Search code examples
pythonpython-2.7performancerangeoverhead

`in range` construction in python 2 --- working too slow


I wanted to check if a given x lies in the interval [0,a-1]. As a lazy coder I wrote

x in range(a)

and (because that piece of code was in 4.5 nested loops) quickly run into performance issues. I tested it and indeed, it turns out runtime of n in range(n) lies in O(n), give or take. I actually thought my code would be optimized to x >= 0 and x < a but it seems this is not the case. Even if I fix the range(a) in advance the time doesn't become constant (though it improves a lot) - see side notes.

So, my question is:

Should I use x >= 0 and x < a and never write x in range(a) ever again? Is there an even better way of writing it?


Side notes:

  1. I tried searching SO for range, python-2.7, performance tags put together, found nothing (same with python-2.x).
  2. If I try following:

    i = range(a)
    ...
    x in i
    

    so that the range is fixed and I only measure runtime of x in i, I still get runtime in O(x) (assuming a is large enough).

  3. runtime of n in xrange(n) lies in O(n) as well.
  4. I found this post, which asks similar question for python 3. I decided to test same stuff on python 3 and it rolled through tests like it's nothing. I got sad for python 2.

Solution

  • The problem with range in Python 2 is that it creates a list of values, so x in range(a) will create a list and linearly scan that list. xrange should be a generator, but it is not much faster; probably still just linearly scans the values, just without creating the entire list first.

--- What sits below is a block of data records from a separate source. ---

size_t renet_planes_elems(int R, int C);
int renet_pack_planes(const float* X, int R, int C, int ldx, int ones_col, void* out, void* stream);
int renet_gemm_planes(int a_tr, int b_tr, int M, int N, int K, float alpha, const float* alpha_dev, const void* Ap,
                      int lda, size_t a_plane, const void* Bp, int ldb, size_t b_plane, float beta, float* C, int ldc,
                      const float* bias, float* col_out, int split_k, float* workspace, size_t workspace_bytes,
                      void* stream);
int renet_softmax_ce_planes(const float* logits, const int32_t* target, int B, int C, int ld, float grad_scale,
                            float* row_loss, void* dl_planes, size_t plane, int ld16, int rows16, void* stream);

size_t renet_colsum_workspace(int M, int N);
int renet_colsum(const float* X, int M, int N, int ldx, float* out, float beta, float* workspace,
                 size_t workspace_bytes, void* stream);

int renet_scale_by_device_scalar(float* x, size_t n, const float* scale, void* stream);
int renet_scale_by_device_scalar_bound(float* x, size_t n, const float* scale, float bound_in, float* bound_out,
                                       void* stream);

int renet_seq_assemble_fwd(const float* h2, const float* ent, const float* rel, const float* glob,
                           const int32_t* subj_row, const int32_t* row_ent, const int32_t* row_rel,
                           const int32_t* glob_row, int S, int D, float drop_p, uint64_t seed_x,
                           uint64_t seed_xr, float* X, float* Xr, void* stream);
int renet_bound_parts(size_t total4);
int renet_seq_assemble_fwd_bounds(const float* h2, const float* ent, const float* rel, const float* glob,
                                  const int32_t* subj_row, const int32_t* row_ent, const int32_t* row_rel,
                                  const int32_t* glob_row, int S, int D, float drop_p, uint64_t seed_x,
                                  uint64_t seed_xr, float* X, float* Xr, float* partX, float* partXr, void* stream);
int renet_seq_assemble_bwd(const float* dX, const float* dXr, const int32_t* step_off, int L, int S,
                           int B, int D, float drop_p, uint64_t seed_x, uint64_t seed_xr, float* dRows,
                           float* dEntSeq, float* dRelSeq, void* stream);

size_t renet_gru_workspace(int B, int H);
int renet_gru_fwd(const float* Gi, const int32_t* step_off, int L, int H, const float* Whh,
                  const float* bhh, float* h_last, int out_rows, float* saved, float* workspace,
                  size_t workspace_bytes, void* stream);
int renet_gru_bwd(const float* dh_last, const int32_t* step_off, int L, int H, const float* Whh,
                  const float* saved, float* dGi, float* dGh, float* workspace,
                  size_t workspace_bytes, void* stream);
int renet_gru_fwd_multi(int n, const float* const* Gi, const int32_t* step_off, int L, int H,
                        const float* const* Whh, const float* const* bhh, float* const* h_last, int out_rows,
                        float* const* saved, float* workspace, size_t workspace_bytes, void* stream);
int renet_gru_bwd_multi(int n, const float* const* dh_last, const int32_t* step_off, int L, int H,
                        const float* const* Whh, const float* const* saved, float* const* dGi,
                        float* const* dGh, float* workspace, size_t workspace_bytes, void* stream);
int renet_gru_fwd_layouts(int n, const float* const* Gi, const int32_t* const* step_off, const int* L, int H,
                          const float* const* Whh, const float* const* bhh, float* const* h_last,
                          const int* out_rows, float* const* saved, float* workspace, size_t workspace_bytes,
                          void* stream);
int renet_gru_bwd_layouts(int n, const float* const* dh_last, const int32_t* const* step_off, const int* L, int H,
                          const float* const* Whh, const float* const* saved, float* const* dGi,
                          float* const* dGh, float* workspace, size_t workspace_bytes, void* stream);
int renet_gru_bound_parts(int max_rows);
int renet_gru_bwd_layouts_bounds(int n, const float* const* dh_last, const int32_t* const* step_off, const int* L, int H,
                                 const float* const* Whh, const float* const* saved, float* const* dGi,
                                 float* const* dGh, float* const* bounds, float* workspace, size_t workspace_bytes,
                                 void* stream);
int renet_gru_fwd_layouts_f32(int n, const float* const* Gi, const int32_t* const* step_off, const int* L, int H,
                              const float* const* Whh, const float* const* bhh, float* const* h_last,
                              const int* out_rows, float* const* saved, float* workspace, size_t workspace_bytes,
                              void* stream);
int renet_gru_bwd_layouts_f32(int n, const float* const* dh_last, const int32_t* const* step_off, const int* L, int H,
                              const float* const* Whh, const float* const* saved, float* const* dGi,
                              float* const* dGh, float* workspace, size_t workspace_bytes, void* stream);
int renet_gru_fwd_layouts_bf16(int n, const float* const* Gi, const int32_t* const* step_off, const int* L, int H,
                               const float* const* Whh, const float* const* bhh, float* const* h_last,
                               const int* out_rows, float* const* saved, float* workspace, size_t workspace_bytes,
                               void* stream);
int renet_gru_bwd_layouts_bf16(int n, const float* const* dh_last, const int32_t* const* step_off, const int* L, int H,
                               const float* const* Whh, const float* const* saved, float* const* dGi,
                               float* const* dGh, float* workspace, size_t workspace_bytes, void* stream);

    In [2]: %timeit 5*10**5 in range(10**6 + 1)  # Python 2
    10 loops, best of 3: 18.1 ms per loop
    
    In [3]: %timeit 5*10**5 in xrange(10**6 + 1) # Python 2
    100 loops, best of 3: 6.21 ms per loop
    

    In Python 3, range is much smarter, not only not creating the entire list, but also providing a fast implementation of the contains check.

    In [1]: %timeit 5*10**5 in range(10**6 + 1)  # Python 3
    1000000 loops, best of 3: 324 ns per loop
    

    Even faster and IMHO more readable: Using comparison chaining:

    In [2]: %timeit 0 <= 5*10**5 < 10**6 + 1     # Python 2 or 3
    10000000 loops, best of 3: 46.6 ns per loop
    

    Should I use x >= 0 and x < a and never write x in range(a) ever again? Is there an even better way of writing it?

    "No", "it depends", and "yes". You should not use x >= 0 and x < a because 0 <= x < a is shorter and easier to parse (for puny humans), and is interpreted as (0 <= x) and (x < a). And you should not use in range in Python 2, but in Python 3, you can use it if you like.

    Still, I'd prefer comparison chaining, since a <= x < b is much more explicit about bounds than x in range(a, b) (what if x == b?), which could prevent many off-by-one errors or +1 padding the range.

    Also, note that 0 <= x < a is not strictly the same as x in range(0, a), as a range will only ever contain integer values, i.e. 1.5 in range(0, 5) is False, whereas 0 <= 1.5 < 5 is True, which may of may not what you want. Also, using range you can use steps other than 1, e.g. 5 in range(4, 10, 2) is False, but the same can also be implemented using pure math, e.g. as (4 <= x < 10) and (x - 4 % 2 == 0).